High impulsivity is associated with vulnerability to drug dependence, drug relapse, and treatment failure in cocaine addicts. Using a novel animal model, our laboratory has demonstrated that, remarkably, exposure to a cocaine-paired environmental context alone produces a state of increased impulsivity, indicated by greater delay discounting behavior (i.e., choice of a small immediately available reward over a larger reward available with a time delay) in a cocaine-paired context than in an unpaired control context [11]. Based on additional exciting preliminary data and the existing impulsivity literature the proposed exploratory R21 project will test the overarching hypothesis that distinct neuronal ensembles within the lateral orbitofrontal cortex (lOFC) promote, whereas in the prelimbic cortex (PrL) oppose, drug context-induced impulsive decision making (DCIDM). Furthermore, bidirectional regulation of DCIDM arises from the differential activation of excitatory projection neurons and GABAergic interneurons within these neuronal ensembles upon exposure to the cocaine-paired context.

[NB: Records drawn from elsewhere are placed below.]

## Add slab-based front kernel staging shared H*P rows in LDS

Adds a new front path, on by default, for forming the innovation covariance S = H P H^T + R and the H P rows. Each S block first collects the unique P rows its H rows reference, computes H·row once per unique row into an LDS slab, then assembles S entries from that slab instead of recomputing h_row_dot for every (ip, i) pair. Row blocks are split into separate 64-row tiles. The predict_vectors mean observation also gains a narrow path that preloads ELL rows into registers in batches of four and uses a fixed-order FMA dot product. The new path needs more LDS per block and adds atomics and syncthreads for deduplication, which could lower occupancy.

```diff
diff --git a/pnmol-experiments_amd/csrc/pnmol_hip.hip b/pnmol-experiments_amd/csrc/pnmol_hip.hip
--- a/pnmol-experiments_amd/csrc/pnmol_hip.hip
+++ b/pnmol-experiments_amd/csrc/pnmol_hip.hip
@@ -64,6 +64,18 @@
     double v = r.cf[0] * xv[0];
 #pragma unroll
     for (int e = 1; e <= W; ++e) v += r.cf[e] * xv[e];
+    return v;
+}
+
+template <int W, typename XT>
+__device__ __forceinline__ double h_row_dot_seq(const HRow& r, const XT* x) {
+#pragma clang fp contract(off)
+    double xv[W + 1];
+#pragma unroll
+    for (int e = 0; e <= W; ++e) xv[e] = x[r.idx[e]];
+    double v = r.cf[0] * xv[0];
+#pragma unroll
+    for (int e = 1; e <= W; ++e) v = __builtin_fma(r.cf[e], xv[e], v);
     return v;
 }
 
@@ -80,12 +92,45 @@
     int nflags;
 };
 
+constexpr int PVC = 4;
 template <int N>
 __device__ __forceinline__ void predict_vectors(double* mpl, int tid, const IwpConsts& c, int dp, const double* __restrict__ min,
                                                 double* __restrict__ mpred, const double* __restrict__ shift,
                                                 double* __restrict__ G, double* __restrict__ zbuf, const MeasModel& mm,
-                                                int* __restrict__ flags, int nflags) {
+                                                int* __restrict__ flags, int nflags, bool pre) {
     const long Dp = (long)N * dp;
+    const bool narrow = pre && mm.w <= HW;
+    HRow hr[PVC];
+    double sh[PVC];
+    auto load_rows = [&](int base) {
+        int col[PVC][HW];
+        double val[PVC][HW];
+#pragma unroll
+        for (int e = 0; e < HW; ++e)
+#pragma unroll
+            for (int q = 0; q < PVC; ++q) {
+                const int i = base + tid + 256 * q, ic = i < mm.m ? i : 0;
+                col[q][e] = (e < mm.w) ? mm.ell_col[e * mm.mp + ic] : -1;
+                val[q][e] = (e < mm.w) ? mm.ell_val[e * mm.mp + ic] : 0.0;
+            }
+#pragma unroll
+        for (int q = 0; q < PVC; ++q) {
+            const int i = base + tid + 256 * q;
+            sh[q] = shift[i < mm.m ? i : 0];
+        }
+#pragma unroll
+        for (int q = 0; q < PVC; ++q) {
+            const int i = base + tid + 256 * q;
+            hr[q].idx[0] = (i < mm.d) ? mm.dp + i : 0;
+            hr[q].cf[0] = (i < mm.d) ? mm.c1 : 0.0;
+#pragma unroll
+            for (int e = 0; e < HW; ++e) {
+                hr[q].idx[e + 1] = col[q][e] >= 0 ? col[q][e] : 0;
+                hr[q].cf[e + 1] = col[q][e] >= 0 ? mm.c0 * val[q][e] : 0.0;
+            }
+        }
+    };
+    if (narrow) load_rows(0);
     for (int e = tid; e < nflags; e += 256) flags[e] = 0;
     for (int j = tid; j < dp; j += 256) {
         double x[N];
@@ -101,6 +146,21 @@
         }
     }
     __syncthreads();
+    if (narrow) {
+        for (int base = 0; base < mm.mp; base += 256 * PVC) {
+            if (base) load_rows(base);
+#pragma unroll
+            for (int q = 0; q < PVC; ++q) {
+                const int i = base + tid + 256 * q;
+                if (i < mm.mp) {
+                    const double v = (i < mm.m) ? h_row_dot_seq<HW>(hr[q], mpl) + sh[q] : 0.0;
+                    G[((long)mm.mp + Dp) * mm.mp + i] = v;
+                    zbuf[i] = v;
+                }
+            }
+        }
+        return;
+    }
     for (int i = tid; i < mm.mp; i += 256) {
         const double v = (i < mm.m) ? h_row_dot(mm, i, mpl) + shift[i] : 0.0;
         G[((long)mm.mp + Dp) * mm.mp + i] = v;
@@ -145,12 +205,12 @@
                                                  const double* __restrict__ min, double* __restrict__ mpred,
                                                  const double* __restrict__ shift, double* __restrict__ G,
                                                  double* __restrict__ zbuf, MeasModel mm, int* __restrict__ ctr,
-                                                 int* __restrict__ flags, int nflags, int p32) {
+                                                 int* __restrict__ flags, int nflags, int p32, int pre) {
     if (blockIdx.y == 0) {
         if (blockIdx.x != 0) return;
         extern __shared__ double mpl[];
         const int tid = threadIdx.y * 32 + threadIdx.x;
-        predict_vectors<N>(mpl, tid, c, dp, min, mpred, shift, G, zbuf, mm, flags, nflags);
+        predict_vectors<N>(mpl, tid, c, dp, min, mpred, shift, G, zbuf, mm, flags, nflags, pre != 0);
         if (tid == 0) *ctr += 1;
         return;
     }
@@ -510,6 +570,162 @@
     }
 }
 
+constexpr int FS_ROWS = 16, FS_PAIRS = FS_ROWS * (HW + 1), FS_CAP = 40, FR_ROWS = 64;
+constexpr int FS_TAIL = FS_PAIRS * 8 + FS_CAP * 4 + FS_PAIRS * 4 + 16;
+__host__ __device__ inline long front_slab_region(long Dp) { return Dp / 2 > FS_CAP * NB ? Dp / 2 : FS_CAP * NB; }
+inline size_t front_slab_lds(long Dp) {
+    const size_t need = sizeof(double) * (size_t)front_slab_region(Dp) + FS_TAIL;
+    return std::max(sizeof(double) * (size_t)Dp, need);
+}
+__host__ __device__ inline int front_slab_s_blocks(int mp) { return (mp / NB) * (mp / NB + 1); }
+__host__ __device__ inline int front_slab_blocks(long Dp, int mp) {
+    return front_slab_s_blocks(mp) + (int)((Dp + FR_ROWS - 1) / FR_ROWS) * (mp / NB);
+}
+
+template <typename PT>
+__device__ __forceinline__ void front_rows_slab(const PT* __restrict__ Ppred, double* __restrict__ G, const MeasModel& mm, long Dp,
+                                                int rb) {
+    const int tid = threadIdx.x, mp = mm.mp, CB = mp / NB;
+    const int c = tid & 31, g = tid >> 5;
+    const int i = (rb % CB) * NB + c;
+    const long y0 = (long)(rb / CB) * FR_ROWS;
+    const bool narrow = mm.w <= HW, real = i < mm.m;
+    HRow rc;
+    if (narrow) h_row_load(mm, real ? i : 0, rc);
+    double v[FR_ROWS / 8];
+#pragma unroll
+    for (int k = 0; k < FR_ROWS / 8; ++k) {
+        const long y = y0 + g + 8 * k;
+        const PT* row = Ppred + (y < Dp ? y : y0) * Dp;
+        if (narrow) v[k] = h_row_dot_w<HW>(rc, row);
+        else v[k] = real ? h_row_dot(mm, i, row) : 0.0;
+    }
+#pragma unroll
+    for (int k = 0; k < FR_ROWS / 8; ++k) {
+        const long y = y0 + g + 8 * k;
+        if (y < Dp) G[((long)mp + y) * mp + i] = real ? v[k] : 0.0;
+    }
+}
+
+template <typename PT>
+__device__ __forceinline__ void front_s_slab(const PT* __restrict__ Ppred, double* __restrict__ G,
+                                             const double* __restrict__ rdiag, const double* __restrict__ Rdense,
+                                             const MeasModel& mm, long Dp, int sb, double* lds) {
+    const int tid = threadIdx.x, mp = mm.mp;
+    const int t = sb >> 1;
+    int I = (int)((sqrt(8.0 * t + 1.0) - 1.0) * 0.5);
+    while ((I + 1) * (I + 2) / 2 <= t) ++I;
+    while (I * (I + 1) / 2 > t) --I;
+    const int J = t - I * (I + 1) / 2;
+    const int c = tid & 31, g = tid >> 5;
+    const int i = J * NB + c, ip0 = I * NB + (sb & 1) * FS_ROWS;
+    if (mm.w > HW) {
+#pragma unroll
+        for (int q = 0; q < FS_ROWS / 8; ++q) {
+            const int ip = ip0 + g + 8 * q;
+            G[(long)ip * mp + i] = s_entry(Ppred, Dp, mm, ip, i, rdiag, Rdense);
+        }
+        return;
+    }
+    double* slab = lds;
+    int* tbl = reinterpret_cast<int*>(lds);
+    double* scf = lds + front_slab_region(Dp);
+    int* srow = reinterpret_cast<int*>(scf + FS_PAIRS);
+    int* sidx = srow + FS_CAP;
+    int* scnt = sidx + FS_PAIRS;
+
+    const int ic = i < mm.m ? i : 0;
+    const int pip = ip0 + (tid < FS_PAIRS ? tid : 0) / (HW + 1), pe = (tid < FS_PAIRS ? tid : 0) % (HW + 1) - 1;
+    const bool pslot = pe >= 0 && pe < mm.w;
+    const int praw = mm.ell_col[(pslot ? pe : 0) * mp + (pip < mm.m ? pip : 0)];
+    const double pval = mm.ell_val[(pslot ? pe : 0) * mp + (pip < mm.m ? pip : 0)];
+    const double rdi = rdiag[ic];
+    double rn[FS_ROWS / 8];
+#pragma unroll
+    for (int q = 0; q < FS_ROWS / 8; ++q) {
+        const int ip = ip0 + g + 8 * q;
+        rn[q] = Rdense ? Rdense[(long)(ip < mm.m ? ip : 0) * mp + ic] : 0.0;
+    }
+    HRow rc;
+    h_row_load(mm, ic, rc);
+    int py = -1;
+    double pcf = 0.0;
+    if (tid < FS_PAIRS && pip < mm.m) {
+        if (pe < 0) {
+            py = (pip < mm.d) ? mm.dp + pip : 0;
+            pcf = (pip < mm.d) ? mm.c1 : 0.0;
+        } else {
+            const int cidx = pslot ? praw : -1;
+            py = cidx >= 0 ? cidx : 0;
+            pcf = cidx >= 0 ? mm.c0 * pval : 0.0;
+        }
+    }
+
+    for (long k = tid; k < Dp; k += 256) tbl[k] = 0x7fffffff;
+    __syncthreads();
+    if (py >= 0) atomicMin(&tbl[py], tid);
+    if (tid < FS_PAIRS) scf[tid] = pcf;
+    __syncthreads();
+    const bool lead = py >= 0 && tbl[py] == tid;
+    const unsigned long long leaders = __ballot(lead);
+    const int lane = tid & 63, wv = tid >> 6;
+    if (lane == 0 && wv < 2) scnt[wv] = __popcll(leaders);
+    __syncthreads();
+    const int total = scnt[0] + scnt[1];
+    const int nslab = total < FS_CAP ? total : FS_CAP;
+    if (lead) {
+        const int rank = (wv == 1 ? scnt[0] : 0) + __popcll(leaders & ((1ull << lane) - 1ull));
+        tbl[py] = rank < FS_CAP ? rank : -1;
+        if (rank < FS_CAP) srow[rank] = py;
+    }
+    __syncthreads();
+    if (tid < FS_PAIRS) sidx[tid] = py >= 0 ? tbl[py] : -1;
+
+    double v[FS_CAP / 8];
+#pragma unroll
+    for (int k = 0; k < FS_CAP / 8; ++k) {
+        const int r = g + 8 * k;
+        const long y = r < nslab ? srow[r] : 0;
+        v[k] = h_row_dot_w<HW>(rc, Ppred + y * Dp);
+    }
+    __syncthreads();
+#pragma unroll
+    for (int k = 0; k < FS_CAP / 8; ++k) slab[(g + 8 * k) * NB + c] = v[k];
+    __syncthreads();
+
+#pragma unroll
+    for (int q = 0; q < FS_ROWS / 8; ++q) {
+        const int ipl = g + 8 * q, ip = ip0 + ipl;
+        double s;
+        if (ip >= mm.m || i >= mm.m) {
+            s = (ip == i) ? 1.0 : 0.0;
+        } else {
+            int si[HW + 1];
+            bool in = true;
+#pragma unroll
+            for (int e = 0; e <= HW; ++e) {
+                si[e] = sidx[ipl * (HW + 1) + e];
+                in = in && si[e] >= 0;
+            }
+            if (in) {
+                double tt[HW + 1];
+#pragma unroll
+                for (int e = 0; e <= HW; ++e) tt[e] = slab[si[e] * NB + c];
+                s = scf[ipl * (HW + 1)] * tt[0];
+#pragma unroll
+                for (int e = 1; e <= HW; ++e) s += scf[ipl * (HW + 1) + e] * tt[e];
+                if (ip == i) s += rdi;
+                if (Rdense) s += rn[q];
+            } else {
+                HRow rr;
+                h_row_load(mm, ip, rr);
+                s = s_entry_w<HW>(Ppred, Dp, mm, rr, rc, ip, i, rdiag, Rdense);
+            }
+        }
+        G[(long)ip * mp + i] = s;
+    }
+}
+
 __global__ void k_set_identity(double* __restrict__ Gi, int mp) {
     const int q = blockIdx.x * blockDim.x + threadIdx.x;
     if (q < mp) Gi[(long)q * mp + q] = 1.0;
@@ -2345,10 +2561,23 @@
                                                  double* __restrict__ rec_base, int mp, int* __restrict__ ctr,
                                                  RoleArgs ra, int* __restrict__ tickets, int rblocks,
                                                  const void* __restrict__ Ppred, const double* __restrict__ rdiag,
-                                                 const double* __restrict__ Rdense, int p32) {
+                                                 const double* __restrict__ Rdense, int p32, int slab) {
     if constexpr (ROLE) {
         if ((int)blockIdx.x > rblocks) {
             const int fb = blockIdx.x - rblocks - 1;
+            if (slab) {
+                extern __shared__ double flds[];
+                const long Dp = (long)N * ra.dp;
+                const int ns = front_slab_s_blocks(ra.mm.mp);
+                if (fb < ns) {
+                    if (p32) front_s_slab(static_cast<const float*>(Ppred), ra.G, rdiag, Rdense, ra.mm, Dp, fb, flds);
+                    else front_s_slab(static_cast<const double*>(Ppred), ra.G, rdiag, Rdense, ra.mm, Dp, fb, flds);
+                } else {
+                    if (p32) front_rows_slab(static_cast<const float*>(Ppred), ra.G, ra.mm, Dp, fb - ns);
+                    else front_rows_slab(static_cast<const double*>(Ppred), ra.G, ra.mm, Dp, fb - ns);
+                }
+                return;
+            }
             if (p32) front_block_tiled(static_cast<const float*>(Ppred), ra.G, rdiag, Rdense, ra.mm, (long)N * ra.dp, fb);
             else front_block_tiled(static_cast<const double*>(Ppred), ra.G, rdiag, Rdense, ra.mm, (long)N * ra.dp, fb);
             return;
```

Specific Aim 1 will be to test the hypothesis that drug context-activated neuronal ensembles in the lOFC and PrL are critical for promoting and suppressing DCIDM, respectively. Experiments will use the Daun02 pharmacogenetic method to site-selectively lesion putative cocaine context-activated neuronal ensembles within the lOFC or PrL in c-fos-lacZ transgenic rats. We will evaluate the effects of these manipulations on delay discounting behavior in the cocaine-paired or an unpaired control context. We predict that lesion of cocaine context-reactive lOFC neuronal ensembles will inhibit, whereas lesion of cocaine context-reactive PrL neuronal ensembles will potentiate DCIDM.
Specific Aim 2 will be to characterize the phenotype of drug context-activated neuronal subpopulations within the neuronal ensembles that regulate DCIDM in c-fos-lacZ transgenic rats. We will use double-label immunohistochemistry with confocal microscopy to quantify Fos/CaMKII- and Fos/GAD67-immunoreactive (IR) cell bodies spared by Daun02 in the brains of rats from Aim 1. We predict that exposure to a cocaine-paired context elicits preferential excitatory neuronal activation in th lOFC, and preferential GABA-ergic neuronal activation in the PrL, neuronal ensembles of interest. This will be reflected by Daun02-induced preferential Fos/CaMKII-IR cell loss in the OFC and preferential Fos/GAD67-IR cell loss in the PrL, in tissue collected after cocaine-paired context exposure during the DCIDM test. Overall, this R21 project will explore the neurobiological underpinnings of the newly discovered DCIDM phenomenon using a novel animal model, state-of-the-art pharmacogenetic techniques, and double-label immunohistochemistry with confocal microscopy. This high risk/high gain proposal has the potential to initiate a new line of investigation, provide original insight into the consequences o cocaine abuse on impulsive decision making, and inform the development of treatments for cocaine addiction.
Impulsive decision making can be precipitated by exposure to a cocaine-associated environmental context and this likely facilitates drug relapse and the maintenance of addictive behavior. The studies in this R21 proposal will utilize a novel rodent model and a pharmacogenetic approach to explore putative neuronal ensembles that regulate drug context-induced impulsive decision making. This research has strong potential to enhance our understanding of the consequences of drug abuse on cognitive function and may provide critical insights into the neurobiological mechanisms of cocaine addiction and impulsive disorders in general.